Folha de S. Paulo


ANÁLISE

Jô sempre foi fiel à ideia de que deve haver mais 'talk' que 'show'

Jay Leno encerrou sua carreira como apresentador de talk shows em fevereiro de 2014, pouco antes de completar 64 anos. David Letterman se aposentou em maio de 2015, aos 68, após 33 anos sentado atrás de uma mesa. Jô Soares vai deixar o seu posto no final de 2016, aos 78 anos, 28 dos quais comandando um programa de entrevistas.

Leno e Letterman, rivais cordiais, duelaram no fim de noite da televisão norte-americana por décadas. Jô, por sua vez, reinou absoluto, sem concorrentes, durante a maior parte de sua trajetória.

Acusar algum dos três de decadente significa desconhecer não apenas o talento de cada um, mas as limitações impostas pela indústria do entretenimento ao trabalho que fizeram. Mais que a idade ou o cansaço, é a permanente cobrança por renovação na TV que justifica o fim da participação destes três ícones.

Com tanta coisa para ver em tantos canais diferentes, quem ainda se senta diante da TV no final da noite para acompanhar uma entrevista?

Mas há algo mais –e pior, na minha opinião– por trás da saída de cena destes três grandes entrevistadores. O formato básico, sintetizado no termo "talk show", sempre girou em torno de entrevistas interessantes intermediadas por números musicais e piadas.

O gênero vem passando por uma transformação significativa nos últimos anos. Dito de forma bem resumida, os programas oferecem cada vez mais "show" e menos "talk".

À revista "Serafina", Marcelo Adnet deu uma boa explicação para esta mudança, ao menos no Brasil: "É uma sociedade que não debate. A gente não quer ouvir ninguém. Não quer saber o que ninguém tem a dizer.
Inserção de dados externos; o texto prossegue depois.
int launch_gemm(int epi, const CUtensorMap& ta, const CUtensorMap& tb, const GemmParams& p, cudaStream_t st,
                int tag = T_GEMM_OTHER, bool split = false) {
  ProfScope ps(tag, st);
  cudaError_t e;
  if (split) {
    if (p.K % 64 != 0) return fail(ESMB200_EINVAL, "fp32x3 precision needs K % 64 == 0");
    switch (epi) {
      case EPI_QKV_ROPE: e = launch_gemm2_epi<EPI_QKV_ROPE, true>(ta, tb, p, num_sms(), st); break;
      case EPI_BIAS_RESIDUAL: e = launch_gemm2_epi<EPI_BIAS_RESIDUAL, true>(ta, tb, p, num_sms(), st); break;
      case EPI_BIAS_GELU: e = launch_gemm2_epi<EPI_BIAS_GELU, true>(ta, tb, p, num_sms(), st); break;
      case EPI_BIAS_F32: e = launch_gemm2_epi<EPI_BIAS_F32, true>(ta, tb, p, num_sms(), st); break;
      case EPI_BIAS_GELU_F32: e = launch_gemm2_epi<EPI_BIAS_GELU_F32, true>(ta, tb, p, num_sms(), st); break;
      default: return fail(ESMB200_EINVAL, "unknown GEMM epilogue");
    }
    if (e != cudaSuccess) return fail_cuda(e, "gemm launch (fp32x3)");
    return ESMB200_OK;
  }
  switch (epi) {
    case EPI_QKV_ROPE: e = launch_gemm2_epi<EPI_QKV_ROPE>(ta, tb, p, num_sms(), st); break;
    case EPI_BIAS_RESIDUAL: e = launch_gemm2_epi<EPI_BIAS_RESIDUAL>(ta, tb, p, num_sms(), st); break;
    case EPI_BIAS_GELU: e = launch_gemm2_epi<EPI_BIAS_GELU>(ta, tb, p, num_sms(), st); break;
    case EPI_BIAS_F32: e = launch_gemm2_epi<EPI_BIAS_F32>(ta, tb, p, num_sms(), st); break;
    case EPI_BIAS_GELU_F32: e = launch_gemm2_epi<EPI_BIAS_GELU_F32>(ta, tb, p, num_sms(), st); break;
    default: return fail(ESMB200_EINVAL, "unknown GEMM epilogue");
  }
  if (e != cudaSuccess) return fail_cuda(e, "gemm launch");
  return ESMB200_OK;
}

struct AttnScratch {
  uint32_t* keybits;
  int* kvlen;
  float* row_max;
  float* row_sum;
  int words;
};

size_t attn_scratch_bytes(int B, int T, int H) {
  const int words = (int)align_up((size_t)(T + 31) / 32, 4);
  return align_up((size_t)B * words * 4, 256) + align_up((size_t)B * 4, 256) + 2 * align_up((size_t)B * H * T * 4, 256);
}

AttnScratch carve_attn_scratch(void* scratch, int B, int T, int H) {
  AttnScratch s;
  s.words = (int)align_up((size_t)(T + 31) / 32, 4);
  uint8_t* p = static_cast<uint8_t*>(scratch);
  s.keybits = reinterpret_cast<uint32_t*>(p);
  p += align_up((size_t)B * s.words * 4, 256);
  s.kvlen = reinterpret_cast<int*>(p);
  p += align_up((size_t)B * 4, 256);
  s.row_max = reinterpret_cast<float*>(p);
  p += align_up((size_t)B * H * T * 4, 256);
  s.row_sum = reinterpret_cast<float*>(p);
  return s;
}

int run_key_bits(const uint8_t* pad_mask, const AttnScratch& s, int B, int T, cudaStream_t st) {
  const int wpb = 4;
  ProfScope ps(T_KEYBITS, st);
  key_bits_kernel<<<(B + wpb - 1) / wpb, wpb * 32, 0, st>>>(pad_mask, s.keybits, s.kvlen, B, T, s.words);
  CK(cudaGetLastError());
  return ESMB200_OK;
}

struct ContactLayer {
  const float* w;
  const uint8_t* keep;
  float* acc;
  float* row_part;
  float* col_part;
  int lo, S;
};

Quero zoar, não quero ouvir ninguém falar sério sobre nada. A gente quer fazer uma revolução sem ter que ler meio livro. Porque dá muito trabalho ler um livro, debater alguma coisa."
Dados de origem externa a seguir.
# NVIDIA/flowtron

Measured on AMD Instinct MI355X. Metric: mel-frames/sec training (2-flow, 80-mel), higher is better.
Workload: dtype bf16; 1 GPU; BASELINE configs[1]: 2-flow LJS config.json model, per-GPU batch 32, T_max=862, L_max=157, attn-prior + CTC on, fwd+loss+bwd+clip+RAdam; global_batch=32, parallelism=dp1, mfma_operands=bf16, storage=fp32, skipped_steps=0

## Files before the change

### flowtron_amd/_lib.py

```python
from __future__ import annotations

import ctypes as C
import os

import torch

_HERE = os.path.dirname(os.path.abspath(__file__))
LIB_PATH = os.path.join(_HERE, "libflowtron_hip.so")

FT_F32, FT_BF16, FT_F16 = 0, 1, 2
GEMM_SPLITK = 1
GEMM_SPLITK_DET = 2
GEMM_C16 = 4
ACT_NONE, ACT_TANH, ACT_RELU, ACT_SIGMOID = 0, 1, 2, 3

_p, _i, _l, _f, _sz, _d = C.c_void_p, C.c_int, C.c_int64, C.c_float, C.c_size_t, C.c_double


class GemmArgs(C.Structure):
    _fields_ = [("A", _p), ("B", _p), ("C", _p), ("bias", _p),
                ("M", _i), ("N", _i), ("K", _i), ("batch", _i),
                ("sAm", _l), ("sAk", _l), ("sBk", _l), ("sBn", _l), ("ldc", _l),
                ("bsA", _l), ("bsB", _l), ("bsC", _l),
                ("alpha", _f), ("beta", _f), ("act", _i), ("mode", _i), ("flags", _i),
                ("work", _p), ("work_bytes", _sz)]


class GemmImgArgs(C.Structure):
    _fields_ = [("A", _p), ("B", _p), ("C", _p), ("bias", _p), ("M", _i), ("N", _i), ("K", _i),
                ("lda", _l), ("ldb", _l), ("ldc", _l), ("a_kmajor", _i), ("b_kmajor", _i),
                ("alpha", _f), ("beta", _f), ("act", _i), ("flags", _i),
                ("rowmap", _p), ("rows_dev", _p), ("compact", _i), ("k_shift", _i), ("r1_row", _p), ("r1_col", _p),
                ("split_work", _p), ("split_work_bytes", _sz)]


class LstmFwdRole(C.Structure):
    _fields_ = [("gx", _p), ("lens", _p), ("y", _p), ("ldy", _l), ("gates", _p), ("cell", _p), ("wimg", _p), ("state_h", _p), ("state_c", _p),
                ("B", C.c_int32), ("ldb", C.c_int32), ("t0", C.c_int32), ("t1", C.c_int32), ("gx16", C.c_int32)]


class LstmBwdRole(C.Structure):
    _fields_ = [("dy", _p), ("ldy", _l), ("lens", _p), ("gates", _p), ("cell", _p), ("dgx", _p), ("wimg", _p),
                ("dimg", _p), ("dimg_ld", _l), ("dimg_rows", _l), ("dbias", _p), ("state_da", _p), ("state_dc", _p),
                ("B", C.c_int32), ("ldb", C.c_int32), ("t0", C.c_int32), ("t1", C.c_int32), ("carry_in", C.c_int32)]


class ImgDesc(C.Structure):
    _fields_ = [("src", _p), ("ld", _l), ("rows", _l), ("cols", _l), ("dst", _p), ("kind", _i)]


class CummAttnArgs(C.Structure):
    _fields_ = [(n, _p) for n in ("text", "Q", "V", "w_key", "v", "w1", "b1", "w2", "b2", "in_lens", "ctx", "attn", "logprob",
                                  "cumm_all", "kproj_all", "work")] + [("work_bytes", _sz)] + [
        (n, _i) for n in ("T", "B", "L", "E", "A", "NF", "K1", "K2")] + [("temperature", _f), ("mode", _i), ("persist_status", _p)]
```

Adnet deve estrear no segundo semestre um programa semanal na Globo – "um talk show sem muito 'talk', mais 'show' do que 'talk'."
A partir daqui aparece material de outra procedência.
#ifdef GAB_ABLATE
__device__ unsigned long long g_split_stamps[2 * 8 * 8192];
#define GAB_B12BAR(period, i)                                                                                         \
    do {                                                                                                              \
        if ((sp.debug & 64) && ((period) == 32 || (period) == 33) && lane == 0)                                       \
            g_split_stamps[(((size_t)blockIdx.x * 12 + w) * 2 + ((period) - 32)) * 6 + (i)] = __builtin_amdgcn_s_memrealtime(); \
        __syncthreads();                                                                                              \
    } while (0)
#else
#define GAB_B12BAR(period, i) __syncthreads()
#endif
__device__ __forceinline__ void conv_split_batch12_resident(
    const float* __restrict__ in, float* __restrict__ out, float* __restrict__ hist,
    const float4* __restrict__ pmA, const ConvSplit& sp, const cf* __restrict__ tw, int T, int head0, int n_buffers,
    cf* __restrict__ lds) {
    cf* const far_img = lds + 6 * kWaveImg;
    float4* const spec = reinterpret_cast<float4*>(far_img + 2 * kLdsHalf);
    cf* const tw1 = reinterpret_cast<cf*>(spec + 4 * kBinsA);
    const int tid = threadIdx.x;
    const int d = xcd_contiguous(blockIdx.x, gridDim.x);
    const size_t step = (size_t)T * kB;
    {
        const float4* const gA = pmA + (size_t)(2 * d) * kBinsA;
        const float4* const gA2 = sp.pmA2 + (size_t)(2 * d) * kBinsA;
        for (int i = tid; i < 2 * kBinsA; i += kB12Threads) { spec[i] = gA[i]; spec[2 * kBinsA + i] = gA2[i]; }
        if (tid < 16) {
            cf pw[15];
            fft::powers_of<16>(tw[tid * (fft::kTwiddleN / 256)], pw);
#pragma unroll
            for (int r = 0; r < 15; ++r) tw1[tid * 15 + r] = pw[r];
        }
    }
    __syncthreads();
    const int lane = tid & 63;
    const int w = __builtin_amdgcn_readfirstlane(tid >> 6);
    const unsigned rb = (unsigned)lane + ((unsigned)lane >> 4);
    auto in_slot = [&](int slot) -> const float* { return in + (size_t)slot * step; };
    auto idle_period = [&]() { for (int i = 0; i < kBatchBarriers; ++i) __syncthreads(); };

    if (w >= 4) {
        const int g = __builtin_amdgcn_readfirstlane((w - 4) >> 2);
        const int ft = (tid - kThreads) & (kThreads - 1);
        cf* const img = far_img + g * kLdsHalf;
        const int q = 2 * d + g;
        const cf* const hp = reinterpret_cast<const cf*>(hist) + (size_t)q * kSlots * kB;
        cf* const cg = sp.carry + (size_t)q * kCarrySlots * kB;
        const size_t ca = (size_t)(2 * q) * kB, cb_ = ca + kB;
        const float4* const pf = sp.pmF + (size_t)q * kBinsB;
        using B16 = fft::Butterfly<16, false>;
        using B16i = fft::Butterfly<16, true>;
        cf tw2[15];
        fft::powers_of<16>(tw[ft], tw2);
        auto opaque_t = [&]() -> unsigned { unsigned v = (unsigned)ft; asm volatile("" : "+v"(v)); return v; };
        auto w0_of = [](unsigned t) -> unsigned { return t * 17u; };
        auto rd_of = [](unsigned t) -> unsigned { return t + (t >> 4); };
        auto w1_of = [](unsigned t) -> unsigned { const unsigned b1 = (t >> 4) * 256u + (t & 15u); return b1 + (b1 >> 4); };
        auto tw1row_of = [&](unsigned t) -> const cf* { return tw1 + (t & 15u) * 15u; };
        auto load_window = [&](auto part_tag, int nb, cf (&z)[16]) {
            constexpr int PART = decltype(part_tag)::value;
            const int head = (head0 + nb) & (kSlots - 1);
            int fo = ft;
            asm volatile("" : "+v"(fo));
            if constexpr (PART == 0) {
                const float* const cur = in_slot(nb);
                z[14] = mk(cur[ca + fo], cur[cb_ + fo]);
                z[15] = mk(cur[ca + fo + kThreads], cur[cb_ + fo + kThreads]);
            }
            constexpr int BL0 = PART == 0 ? 4 : 0, BL1 = PART == 0 ? 7 : 4;
            if (nb >= kSlots - 1) {
#pragma unroll
                for (int bl = BL0; bl < BL1; ++bl) {
                    const float* const src = in_slot(nb - (7 - bl));
                    z[2 * bl] = mk(src[ca + fo], src[cb_ + fo]);
                    z[2 * bl + 1] = mk(src[ca + fo + kThreads], src[cb_ + fo + kThreads]);
                }
            } else {
#pragma unroll
                for (int bl = BL0; bl < BL1; ++bl) {
                    if (nb - 7 + bl >= 0) {
                        const float* const src = in_slot(nb - (7 - bl));
                        z[2 * bl] = mk(src[ca + fo], src[cb_ + fo]);
                        z[2 * bl + 1] = mk(src[ca + fo + kThreads], src[cb_ + fo + kThreads]);
                    } else {
                        const int s = ((head + 1 + bl) & (kSlots - 1)) * kB;
                        z[2 * bl] = hp[s + fo];
                        z[2 * bl + 1] = hp[s + kThreads + fo];
                    }
                }
            }
        };
        cf z[16], zn[16];
        auto first_half = [&](int nb) {
#pragma unroll
            for (int r = 0; r < 16; ++r) z[r] = zn[r];
            B16::run(z);
            {
                const unsigned w0 = w0_of(opaque_t());
#pragma unroll
                for (int r = 0; r < 16; ++r) img[w0 + r] = z[B16::out_slot(r)];
            }
            GAB_B12BAR(nb, 0);
            {
                const unsigned t = opaque_t(), rd = rd_of(t);
                const cf* const tw1row = tw1row_of(t);
#pragma unroll
                for (int r = 0; r < 16; ++r) z[r] = img[rd + 272 * r];
#pragma unroll
                for (int r = 1; r < 16; ++r) z[r] = fft::cmul(z[r], tw1row[r - 1]);
            }
            B16::run(z);
            GAB_B12BAR(nb, 1);
            {
                const unsigned w1 = w1_of(opaque_t());
#pragma unroll
                for (int r = 0; r < 16; ++r) img[w1 + 17 * r] = z[B16::out_slot(r)];
            }
            __builtin_amdgcn_sched_barrier(0);
            float4 clo[8], chi[8];
            {
                int fo = ft;
                asm volatile("" : "+v"(fo));
                load_spectra_part<kNB, 16, 0, 8>(clo, pf, fo);
            }
            __builtin_amdgcn_sched_barrier(0);
            GAB_B12BAR(nb, 2);
            {
                const unsigned rd = rd_of(opaque_t());
#pragma unroll
                for (int r = 0; r < 16; ++r) z[r] = img[rd + 272 * r];
            }
#pragma unroll
            for (int r = 1; r < 16; ++r) z[r] = fft::cmul(z[r], tw2[r - 1]);
            __builtin_amdgcn_sched_barrier(0);
            {
                int fo = ft;
                asm volatile("" : "+v"(fo));
                load_spectra_part<kNB, 16, 8, 16>(chi, pf, fo);
            }
            __builtin_amdgcn_sched_barrier(0);
            B16::run(z);
            GAB_B12BAR(nb, 3);
            {
                const unsigned t = opaque_t();
#pragma unroll
                for (int r = 0; r < 16; ++r) img[t + 256u * r] = z[B16::out_slot(r)];
            }
            GAB_B12BAR(nb, 4);
            {
                cf o[16];
#pragma unroll
                for (int r = 0; r < 16; ++r) o[r] = z[B16::out_slot(r)];
#pragma unroll
                for (int r = 0; r < 16; ++r) z[r] = o[r];
                const unsigned t = opaque_t();
                const cf* const pb = img + (kNB - 256 * 15) - t;
                cf zp[8];
                zp[0] = img[(kNB - t) & (kNB - 1)];
#pragma unroll
                for (int r = 1; r < 8; ++r) zp[r] = pb[256 * (15 - r)];
                spectral_product_part<kNB, 16, 0, 8>(z, zp, clo, ft);
#pragma unroll
                for (int r = 0; r < 8; ++r) zp[r] = pb[256 * (7 - r)];
                spectral_product_part<kNB, 16, 8, 16>(z, zp, chi, ft);
            }
            B16i::run(z);
            GAB_B12BAR(nb, 5);
        };
        auto second_half = [&](int period, int nb_done, int nb_next) {
            if (nb_next >= 0) {
                load_window(std::integral_constant<int, 0>{}, nb_next, zn);
            } else {
#pragma unroll
                for (int r = 0; r < 16; ++r) zn[r] = mk(0.0f, 0.0f);
            }
            GAB_B12BAR(period, 0);
            if (nb_done >= 0) {
                const unsigned w0 = w0_of(opaque_t());
#pragma unroll
                for (int r = 0; r < 16; ++r) img[w0 + r] = z[B16i::out_slot(r)];
            }
            GAB_B12BAR(period, 1);
            if (nb_done >= 0) {
                const unsigned t = opaque_t(), rd = rd_of(t);
                const cf* const tw1row = tw1row_of(t);
#pragma unroll
                for (int r = 0; r < 16; ++r) z[r] = img[rd + 272 * r];
#pragma unroll
                for (int r = 1; r < 16; ++r) z[r] = fft::cmulc(z[r], tw1row[r - 1]);
                B16i::run(z);
            }
            GAB_B12BAR(period, 2);
            if (nb_done >= 0) {
                const unsigned w1 = w1_of(opaque_t());
#pragma unroll
                for (int r = 0; r < 16; ++r) img[w1 + 17 * r] = z[B16i::out_slot(r)];
            }
            __builtin_amdgcn_sched_barrier(0);
            if (nb_next >= 0) load_window(std::integral_constant<int, 1>{}, nb_next, zn);
            __builtin_amdgcn_sched_barrier(0);
            GAB_B12BAR(period, 3);
            if (nb_done >= 0) {
                const unsigned rd = rd_of(opaque_t());
#pragma unroll
                for (int r = 0; r < 16; ++r) z[r] = img[rd + 272 * r];
#pragma unroll
                for (int r = 1; r < 16; ++r) z[r] = fft::cmulc(z[r], tw2[r - 1]);
                cf x12, x13, x14, x15;
                B16i::run_last4(z, x12, x13, x14, x15);
                const int head = (head0 + nb_done) & (kSlots - 1);
                cf* const c1 = cg + ((head + 1) & (kCarrySlots - 1)) * kB;
                cf* const c2 = cg + ((head + 2) & (kCarrySlots - 1)) * kB;
                c1[ft] = x12;
                c1[ft + kThreads] = x13;
                c2[ft] = x14;
                c2[ft + kThreads] = x15;
            }
            GAB_B12BAR(period, 4);
            if (nb_done >= 0) asm volatile("s_waitcnt vmcnt(0)" ::: "memory");
            GAB_B12BAR(period, 5);
        };
        const int first = (g - head0) & 1;
        int nb = 0;
        if (first == 0 && n_buffers > 0) {
            load_window(std::integral_constant<int, 0>{}, 0, zn);
            load_window(std::integral_constant<int, 1>{}, 0, zn);
        }
        __syncthreads();
        if (first == 1) {
            second_half(0, -1, 1 < n_buffers ? 1 : -1);
            nb = 1;
        }
        for (;;) {
            if (nb > n_buffers) break;
            if (nb < n_buffers) first_half(nb); else idle_period();
            ++nb;
            if (nb > n_buffers) break;
            second_half(nb, nb - 1 < n_buffers ? nb - 1 : -1, nb + 1 < n_buffers ? nb + 1 : -1);
            ++nb;
        }
    } else if (w < 2) {
        const int q = 2 * d + w;
        cf* const hp = reinterpret_cast<cf*>(hist) + (size_t)q * kSlots * kB;
        cf* const img = lds + w * kWaveImg;
        cf* const hand = lds + (2 + w) * kWaveImg;
        const float4* const sa = spec + w * kBinsA;
        const float4* const sa2 = spec + (2 + w) * kBinsA;
        using WF = fft::WaveFFT1024<false>;
        WF::Lean t;
        WF::load_twiddles(t, tw, lane);
        const size_t xoff = (size_t)(2 * q) * kB;
        cf z[16], prev[8], nxt[8];
        {
            const int s1 = ((head0 + kSlots - 1) & (kSlots - 1)) * kB, s2 = ((head0 + kSlots - 2) & (kSlots - 1)) * kB;
#pragma unroll
            for (int j = 0; j < 8; ++j) z[j] = hp[s2 + lane + 64 * j];
#pragma unroll
            for (int j = 0; j < 8; ++j) prev[j] = hp[s1 + lane + 64 * j];
            if (n_buffers > 0) {
                const float* const x0 = in_slot(0) + xoff;
#pragma unroll
                for (int j = 0; j < 8; ++j) nxt[j] = mk(x0[lane + 64 * j], x0[kB + lane + 64 * j]);
            }
#pragma unroll
            for (int j = 0; j < 8; ++j) z[8 + j] = prev[j];
            WF::run(z, img, t, lane, WF::NoHook());
#pragma unroll
            for (int r = 0; r < 16; ++r) img[rb + 68 * r] = z[r];
            __syncthreads();
        }
        for (int nb = 0; nb < n_buffers; ++nb) {
            const int head = (head0 + nb) & (kSlots - 1);
            cf share[16];
#pragma unroll
            for (int r = 0; r < 8; ++r) share[r] = img[rb + 68 * r];
            near_product_half<0, 8>(share, img, sa2, lane);
            GAB_B12BAR(nb, 0);
            __builtin_amdgcn_sched_barrier(0);
#pragma unroll
            for (int j = 0; j < 8; ++j) { z[j] = prev[j]; z[8 + j] = nxt[j]; }
            if (nb + kSlots >= n_buffers) {
#pragma unroll
                for (int j = 0; j < 8; ++j) hp[head * kB + lane + 64 * j] = nxt[j];
            }
#pragma unroll
            for (int j = 0; j < 8; ++j) prev[j] = nxt[j];
            if (nb + 1 < n_buffers) {
                int lo = lane;
                asm volatile("" : "+v"(lo));
                const float* const xa = in_slot(nb + 1) + xoff + lo;
#pragma unroll
                for (int j = 0; j < 8; ++j) nxt[j] = mk(xa[64 * j], xa[kB + 64 * j]);
            }
            WF::run(z, img, t, lane, [&](int i) { GAB_B12BAR(nb, 1 + i); });
#pragma unroll
            for (int r = 0; r < 16; ++r) img[rb + 68 * r] = z[r];
            GAB_B12BAR(nb, 3);
            near_product_half<0, 8>(z, img, sa, lane);
            GAB_B12BAR(nb, 4);
#pragma unroll
            for (int r = 0; r < 8; ++r) hand[rb + 68 * r] = fft::cadd(z[r], share[r]);
            GAB_B12BAR(nb, 5);
        }
        idle_period();
    } else {
        const int pr = w - 2;
        cf* const hand = lds + (2 + pr) * kWaveImg;
        const cf* const fimg = lds + pr * kWaveImg;
        const float4* const sa = spec + pr * kBinsA;
        const float4* const sa2 = spec + (2 + pr) * kBinsA;
        cf* const img = lds + (4 + pr) * kWaveImg;
        const cf* const other = lds + (4 + (1 - pr)) * kWaveImg;
        const cf* const cg = sp.carry + (size_t)(2 * d + pr) * kCarrySlots * kB;
        using WFi = fft::WaveFFT1024<true>;
        WFi::Lean t;
        WFi::load_twiddles(t, tw, lane);
        cf ws[16], sum[8];
        auto product_half = [&](const float4* sp_lds) {
#pragma unroll
            for (int r = 8; r < 16; ++r) ws[r] = fimg[rb + 68 * r];
            near_product_half<8, 16>(ws, fimg, sp_lds, lane);
        };
        auto store_share = [&]() {
#pragma unroll
            for (int r = 8; r < 16; ++r) hand[rb + 68 * r] = ws[r];
        };
        auto sum_halves = [&]() {
#pragma unroll
            for (int j = 0; j < 8; ++j) sum[j] = fft::cadd(ws[8 + j], hand[rb + 68 * (8 + j)]);
        };
        __syncthreads();
        if (n_buffers > 0) {
            product_half(sa2);
            GAB_B12BAR(0, 0);
            store_share();
            GAB_B12BAR(0, 1);
            GAB_B12BAR(0, 2);
            GAB_B12BAR(0, 3);
            product_half(sa);
            GAB_B12BAR(0, 4);
            sum_halves();
            GAB_B12BAR(0, 5);
        } else {
            idle_period();
        }
        for (int nb = 1; nb <= n_buffers; ++nb) {
            const bool products = nb < n_buffers;
            const int b = nb - 1;
            const int head = (head0 + b) & (kSlots - 1);
            float* const outb = out + (size_t)b * step;
            cf z[16], y[8], park[8];
#pragma unroll
            for (int r = 0; r < 8; ++r) z[r] = hand[rb + 68 * r];
#pragma unroll
            for (int j = 0; j < 8; ++j) z[8 + j] = sum[j];
            {
                int lo = lane;
                asm volatile("" : "+v"(lo));
                const unsigned long long* const cy = reinterpret_cast<const unsigned long long*>(cg + (head & (kCarrySlots - 1)) * kB + lo);
#pragma unroll
                for (int j = 0; j < 8; ++j) {
                    const unsigned long long v = __hip_atomic_load(cy + 64 * j, __ATOMIC_RELAXED, __HIP_MEMORY_SCOPE_AGENT);
                    park[j] = mk(__uint_as_float((unsigned)v), __uint_as_float((unsigned)(v >> 32)));
                }
            }
            __builtin_amdgcn_sched_barrier(0);
            if (products) product_half(sa2);
            GAB_B12BAR(nb, 0);
            if (products) store_share();
            __builtin_amdgcn_sched_barrier(0);
            WFi::run(z, img, t, lane, [&](int i) { GAB_B12BAR(nb, 1 + i); });
#pragma unroll
            for (int j = 0; j < 8; ++j) y[j] = fft::cadd(z[8 + j], park[j]);
            GAB_B12BAR(nb, 3);
            if (pr == 0) {
#pragma unroll
                for (int j = 0; j < 4; ++j) img[lane + 64 * j] = y[4 + j];
            } else {
#pragma unroll
                for (int j = 0; j < 4; ++j) img[lane + 64 * j] = y[j];
            }
            __builtin_amdgcn_sched_barrier(0);
            if (products) product_half(sa);
            GAB_B12BAR(nb, 4);
            {
                float* const o0 = outb + 4 * (size_t)d;
                if (pr == 0) {
#pragma unroll
                    for (int j = 0; j < 4; ++j) {
                        const cf theirs = other[lane + 64 * j];
                        *reinterpret_cast<float4*>(o0 + (size_t)T * (lane + 64 * j)) = make_float4(y[j].x, y[j].y, theirs.x, theirs.y);
                    }
                } else {
#pragma unroll
                    for (int j = 0; j < 4; ++j) {
                        const cf theirs = other[lane + 64 * j];
                        *reinterpret_cast<float4*>(o0 + (size_t)T * (lane + 64 * (4 + j))) = make_float4(theirs.x, theirs.y, y[4 + j].x, y[4 + j].y);
                    }
                }
            }
            if (products) sum_halves();
            GAB_B12BAR(nb, 5);
        }
    }
}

Assim como seus colegas americanos que saíram do ar, Jô Soares é um comediante de mão cheia, refinado e inteligente –não tem mais idade para jogar um ovo na cara de seus entrevistados, como Jimmy Fallon (substituto de Leno) eventualmente faz.

Criador de mais de 300 personagens, Jô abriu mão deles para justamente fazer o seu talk show no SBT a partir de 1988. Entendeu que aquela fase estava superada e apostou, corretamente, no programa de entrevistas.

O período em que o "Jô Soares Onze e Meia" virou um animado ponto de discussão sobre o impeachment de Collor é frequentemente citado como a melhor fase do entrevistador. Discordo.

Jô mostrou que a patente do entrevistado não é garantia de nada para uma boa conversa. Fez –e ainda faz– ótimas entrevistas com todo tipo de gente, famosos e "anônimos".

Como todo entrevistador, também falhou, interrompeu na hora errada, deixou de fazer perguntas ou não aproveitou oportunidades para aprofundar assuntos. Mas, nestes 28 anos, foi sempre fiel à ideia que um programa deste tipo deve ter mais "talk" do que "show".